# Woke up to 2 Feet of Snow



## StratfordPusher

Woke up this morning to two feet of snow.... as shown.....

Enjoy


----------



## grandview

Better then waking up to balls high.


----------



## JTVLandscaping

:laughing::laughing::laughing:


----------



## Raymond S.

that made me chuckle


----------



## mercer_me

grandview;1242704 said:


> Better then waking up to balls high.


:laughing::laughing:LMAO:laughing::laughing:


----------



## Western1

Nice feet!


----------



## TKLAWN

Definetly not what I expected.


----------



## suzuki0702

those two feet werent forecasted?? lmao


----------



## tuney443

Those are some real ugly feet.Funny.


----------



## wizardsr

It could always be worse...


----------



## tuney443

WOW--That's a snow removal job perfectly suited for my X,the very best of all ball busters.Thumbs Up


----------



## NickT

Love that!!!!!!!!!!!


----------



## john mc

nice one guys


----------



## White Gardens

Boy, brings new meaning to cold feet.

Not going to comment about the PP on the car out of principle. Thumbs Up


----------



## plowin-fire

I about fell out of the chair laughing!!!!!!!!!!


----------



## StratfordPusher

*What a site....*

Imagine seeing this drive down the road...

Kids, cover your eyes


----------



## JD Dave

I think that dick cut me off yesterday. LOL


----------



## White Gardens

Better keep this thread up on your screen before lock-down!

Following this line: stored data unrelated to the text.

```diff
+                v[0] += __uint_as_float(rv[0] << 16); v[1] += __uint_as_float(rv[0] & 0xffff0000u);
+                v[2] += __uint_as_float(rv[1] << 16); v[3] += __uint_as_float(rv[1] & 0xffff0000u);
+            }
+            u32x2 ov;
+            ov[0] = pack2bf(v[0], v[1]); ov[1] = pack2bf(v[2], v[3]);
+#pragma unroll
+            for (int i = 0; i < 2; ++i) {
+                const float lo = __uint_as_float(ov[i] << 16), hi = __uint_as_float(ov[i] & 0xffff0000u);
+                ssum[2 * i] += lo; ssq[2 * i] += lo * lo; ssum[2 * i + 1] += hi; ssq[2 * i + 1] += hi * hi;
+            }
+            *reinterpret_cast<u32x2*>(p.out + m * p.CoutS + c) = ov;
+        }
+    }
+    if (p.stats) {
+        float* red = reinterpret_cast<float*>(smem + PLANE_RED);
+        if (kh == 0 && !loader) {
+#define PLANE_ROW_ADD(X, CTRL) X += __int_as_float(__builtin_amdgcn_update_dpp(0, __float_as_int(X), CTRL, 0xf, 0xf, true))
+#pragma unroll
+            for (int r = 0; r < 4; ++r) {
+                PLANE_ROW_ADD(ssum[r], 0x128); PLANE_ROW_ADD(ssum[r], 0x124); PLANE_ROW_ADD(ssum[r], 0x122); PLANE_ROW_ADD(ssum[r], 0x121);
+                PLANE_ROW_ADD(ssq[r], 0x128); PLANE_ROW_ADD(ssq[r], 0x124); PLANE_ROW_ADD(ssq[r], 0x122); PLANE_ROW_ADD(ssq[r], 0x121);
+            }
+#undef PLANE_ROW_ADD
+            if (fr == 0) {
+#pragma unroll
+                for (int r = 0; r < 4; ++r) { red[(mh * 16 + 4 * kq + r) * 2] = ssum[r]; red[(mh * 16 + 4 * kq + r) * 2 + 1] = ssq[r]; }
+            }
+        }
+        cube_barrier();
+        if (tid < 16)
+            *reinterpret_cast<float2*>(p.stats + (((size_t)smp * D + d) * p.CoutS + n0 + tid) * 2) =
+                make_float2(red[tid * 2] + red[(16 + tid) * 2], red[tid * 2 + 1] + red[(16 + tid) * 2 + 1]);
+    }
+#endif
+}
diff --git a/3d-latent-diffusion-model_amd/csrc/ldm3d.hip b/3d-latent-diffusion-model_amd/csrc/ldm3d.hip
--- a/3d-latent-diffusion-model_amd/csrc/ldm3d.hip
+++ b/3d-latent-diffusion-model_amd/csrc/ldm3d.hip
@@ -19,6 +19,7 @@
 #include "conv_igemm.h"
 #include "conv_halo.h"
 #include "conv_cube.h"
+#include "conv_plane.h"
 #ifdef LDM_EXPERIMENTS
 #include "conv_halo_pp.h"
 #include "conv_halo_rw.h"
@@ -153,7 +154,7 @@
               OP_CONV_BLOCK,
               OP_TEMB_ROW };
 
-struct ConvCfg { int wgm, wgn, bk, splitk; int halo = 0, mtps = 0, qps = 0; int slab_lg = 0; int cube = 0; int th = 0, big = 0; };
+struct ConvCfg { int wgm, wgn, bk, splitk; int halo = 0, mtps = 0, qps = 0; int slab_lg = 0; int cube = 0; int th = 0, big = 0; int plane = 0; };
 
 struct ConvRec {
     Ref xa, xb, w; int ca, cb;
@@ -498,6 +499,14 @@
                c1a % 64 == 0 && c1b % 64 == 0 && cout_pad % 16 == 0;
     }
     static ConvCfg cube_cfg(int cin0) { ConvCfg c{2, 2, 64, cin0 / 64}; c.cube = 1; return c; }
+    static bool plane_enabled() { return ldm_knob("LDM_CONV_PLANE", 1) != 0; }
+    static int plane_max_cin() { return (int)ldm_knob("LDM_CONV_PLANE_MAX_CIN", 256); }
+    static bool plane_ok(int D, int H, int W, int cin0, int c1a, int c1b, int cout_pad) {
+        return plane_enabled() && D >= 1 && H >= 1 && W >= 1 && D <= PLANE_EDGE && H <= PLANE_EDGE && W <= PLANE_EDGE &&
+               (D > CUBE_EDGE || H > CUBE_EDGE || W > CUBE_EDGE) && cin0 % 64 == 0 && cin0 >= 128 && cin0 <= plane_max_cin() &&
+               c1a % 64 == 0 && c1b % 64 == 0 && cout_pad % 16 == 0;
+    }
+    static ConvCfg plane_cfg() { ConvCfg c{2, 2, 64, 1}; c.plane = 1; return c; }
     static ConvCfg choose_cfg(long M, int cout_pad, int steps0, int bk, int halo_n = 0, long halo_dhw = 0, bool halo_only = false, int steps1 = 0) {
         ConvCfg best{2, 2, bk, 1}; double best_t = 1e30;
         const int steps = steps0 + steps1;
@@ -816,10 +825,13 @@
         ConvCfg cc = choose_cfg(M, w.cout_pad, steps0, bk, halo_ok ? N : 0, (long)a.Do * a.Ho * a.Wo, false, steps1);
         if (halo_ok && bk == 64 && !hp && !train && !phase && cube_ok(a.Do, a.Ho, a.Wo, cin0, a.w1 ? a.g1a.C : 0, (a.w1 && a.g1b.valid) ? a.g1b.C : 0, w.cout_pad))
             cc = cube_cfg(cin0);
+        else if (halo_ok && bk == 64 && !hp && !train && !phase && !a.f32_out &&
+                 plane_ok(a.Do, a.Ho, a.Wo, cin0, a.w1 ? a.g1a.C : 0, (a.w1 && a.g1b.valid) ? a.g1b.C : 0, w.cout_pad))
+            cc = plane_cfg();
         const int bm = 64 * cc.wgm, bn = 64 * cc.wgn;
         const int couts = a.f32_out ? 0 : rup(w.cout, 32);
         const int mtiles_pp = (int)(((long)a.xa.D * a.xa.H * a.xa.W + bm - 1) / bm);
-        if (!cc.halo && cc.bk == 64 && cc.wgm <= 2 && cc.splitk == 1 && two_wg_enabled() && steps0 + steps1 <= 64 &&
+        if (!cc.halo && !cc.plane && cc.bk == 64 && cc.wgm <= 2 && cc.splitk == 1 && two_wg_enabled() && steps0 + steps1 <= 64 &&
             (phase ? (long)N * 8 * mtiles_pp : (M + bm - 1) / bm) * (w.cout_pad / bn) >= 512) {
             cc.bk = 32; nchunk0 = cin0 / 32; nchunk1 = cin1 / 32; steps0 = taps * nchunk0; steps1 = nchunk1;
         }
@@ -830,6 +842,8 @@
                 const long dhwo = (long)a.Do * a.Ho * a.Wo;
                 if (cc.splitk > 1) {
                     out.stats_off = pool.alloc((size_t)((M + 31) / 32) * couts * 2 * 4); out.has_stats = true; out.stats_nrb = 0;
+                } else if (cc.plane) {
+                    out.stats_off = pool.alloc((size_t)N * a.Do * couts * 2 * 4); out.has_stats = true; out.stats_nrb = a.Do;
                 } else if (cc.halo) {
                     out.stats_off = pool.alloc((size_t)N * cc.mtps * couts * 2 * 4); out.has_stats = true; out.stats_nrb = cc.mtps;
                 } else if (phase) {
@@ -1985,8 +1999,22 @@
     hipLaunchKernelGGL(conv3_cube_kernel, dim3(p.splitk, p.CoutPad / 16, p.N), dim3(256), CUBE_LDS, s, p);
     return 0;
 }
+static int launch_conv_plane(const ConvParams& p, hipStream_t s) {
+    if (p.c0a % 64 || p.c0a < 128 || p.x0b || p.x3_n || p.splitk != 1 || p.CoutPad % 16 || p.CoutS % 32 || p.Dout > PLANE_EDGE || p.Hout > PLANE_EDGE ||
+        p.Wout > PLANE_EDGE || p.Dout < 1 || p.Hout < 1 || p.Wout < 1 || p.ksize != 3 || p.stride != 1 || p.pad != 1 || p.ups || p.phase_mode ||
+        p.c1a % 64 || p.c1b % 64 || p.steps1 != (p.c1a + p.c1b) / 64 || !p.out || p.out_f32 || p.out32 || p.raw_partial)
+        return fail(LDM_ERR_BAD_ARG, "conv3_plane_kernel: unsupported conv (cin %d, splitk %d, %dx%dx%d)", p.c0a, p.splitk, p.Dout, p.Hout, p.Wout);
+    static bool attr_tab[32] = {}; bool& attr_set = attr_flag(attr_tab);
+    if (!attr_set) {
+        HIP_TRY(hipFuncSetAttribute(reinterpret_cast<const void*>(&conv3_plane_kernel), hipFuncAttributeMaxDynamicSharedMemorySize, PLANE_LDS));
+        attr_set = true;
+    }
+    hipLaunchKernelGGL(conv3_plane_kernel, dim3(p.CoutPad / 16, p.Dout, p.N), dim3(512), PLANE_LDS, s, p);
+    return 0;
+}
 static int launch_conv_impl(const ConvParams& p, const ConvCfg& cc, hipStream_t s) {
     if (cc.cube) return launch_conv_cube(p, s);
+    if (cc.plane) return launch_conv_plane(p, s);
     if (cc.halo) return launch_conv_halo(p, s, cc.halo == 2);
 #define CASE(M_, N_, K_) if (cc.wgm == M_ && cc.wgn == N_ && cc.bk == K_) return launch_conv_t<M_, N_, K_>(p, s);
     CASE(2, 2, 64) CASE(4, 1, 64) CASE(1, 4, 64) CASE(2, 2, 32) CASE(4, 1, 32) CASE(1, 4, 32)
@@ -2252,7 +2280,7 @@
                 if (o.kind == OP_CONV || o.kind == OP_FINALIZE)
                     fprintf(f, ",M=%d k=%d s=%d ups=%d cin=%d+%d(x%d) cin1=%d couts=%d cfg=%dx%dx%d splitk=%d halo=%d mtps=%d qps=%d cube=%d", c.M, c.k, c.stride,
                             c.ups | c.exact << 1 | c.phase << 2 | c.x3 << 3 | c.ep32_ndhwc << 4 | c.ep32_ncdhw << 5, c.ca, c.cb, c.nchunk0, c.c1a + c.c1b, c.couts,
-                            o.cc.wgm, o.cc.wgn, o.cc.bk, o.cc.splitk, o.cc.halo, o.cc.mtps, o.cc.qps, o.cc.cube);
+                            o.cc.wgm, o.cc.wgn, o.cc.bk, o.cc.splitk, o.cc.plane ? 6 : o.cc.halo, o.cc.mtps, o.cc.qps, o.cc.cube);
                 else {
                     const GnRec& g = o.gn; const WgradRec& w = o.wg;
                     int v[6] = {o.i[0], o.i[1], o.i[2], o.i[3], o.i[4], o.i[5]};
@@ -3657,7 +3685,7 @@
     std::shared_ptr<Plan> p; LDM_TRY(get_plan(m, kind, B, D, H, W, &p));
     int n = 0;
     for (const Op& o : p->ops) if (o.kind == OP_CONV) {
-        if (cfgs && n < max_convs) { cfgs[4 * n] = o.cc.wgm; cfgs[4 * n + 1] = o.cc.wgn; cfgs[4 * n + 2] = o.cc.bk | ((o.cc.cube ? 5 : o.cc.halo) << 8); cfgs[4 * n + 3] = o.cc.splitk; }
+        if (cfgs && n < max_convs) { cfgs[4 * n] = o.cc.wgm; cfgs[4 * n + 1] = o.cc.wgn; cfgs[4 * n + 2] = o.cc.bk | ((o.cc.cube ? 5 : o.cc.plane ? 6 : o.cc.halo) << 8); cfgs[4 * n + 3] = o.cc.splitk; }
         ++n;
     } else if (o.kind == OP_CONV_BLOCK) {
         if (cfgs && n < max_convs) { cfgs[4 * n] = 4; cfgs[4 * n + 1] = o.cv.couts == 128 ? 2 : 1; cfgs[4 * n + 2] = 32 | ((o.cv.couts == 128 ? 4 : 3) << 8); cfgs[4 * n + 3] = 1; }
@@ -3767,6 +3795,8 @@
     if (splitk) cc.splitk = splitk;
     if (!wgn && !splitk && halo_ok && !out_f32 && !(ldm_xknob("LDM_CONV_DBG", 0)) && Builder::cube_ok(Do, Ho, Wo, cin0, c1a, c1b, cout_pad))
         cc = Builder::cube_cfg(cin0);
+    else if (!wgn && !splitk && halo_ok && out_bf16 && !out_f32 && !fg && !(ldm_xknob("LDM_CONV_DBG", 0)) && Builder::plane_ok(Do, Ho, Wo, cin0, c1a, c1b, cout_pad))
+        cc = Builder::plane_cfg();
     if (cc.splitk < 1 || cc.splitk > p.steps0 + p.steps1) return fail(LDM_ERR_BAD_ARG, "bad splitk");
     if (cc.halo && !cc.cube) {
         const int Q = 9 * p.nchunk0;
@@ -3788,6 +3818,7 @@
         const long dhwo = (long)Do * Ho * Wo; const int bm = 64 * cc.wgm;
         if (out_f32 || !stats_nrb) return fail(LDM_ERR_BAD_ARG, "statistics need the bf16 output form");
         if (cc.splitk > 1) { if (N > 1 && dhwo % 32) return fail(LDM_ERR_UNSUPPORTED, "statistics: DHW %% 32 != 0 with a batch"); *stats_nrb = (int)(N == 1 ? (M + 31) / 32 : dhwo / 32); }
+        else if (cc.plane) *stats_nrb = Do;
         else if (cc.halo) *stats_nrb = cc.mtps;
         else { if (N > 1 && dhwo % bm) return fail(LDM_ERR_UNSUPPORTED, "statistics: tiles straddle samples"); *stats_nrb = (int)(N == 1 ? (M + bm - 1) / bm : dhwo / bm); }
         p.stats = stats;
```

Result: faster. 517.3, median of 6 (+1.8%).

Surprised the mods haven't deleted it yet!


----------



## NickT

JD Dave;1261338 said:


> I think that dick cut me off yesterday. LOL


Lmao that dick flipped me off


----------



## grandview

That dick is GP.


----------



## StratfordPusher

*Stuck Deep in snow*

This one always makes me chuckle....


----------



## NickT

grandview;1261433 said:


> That dick is GP.


What's a GP


----------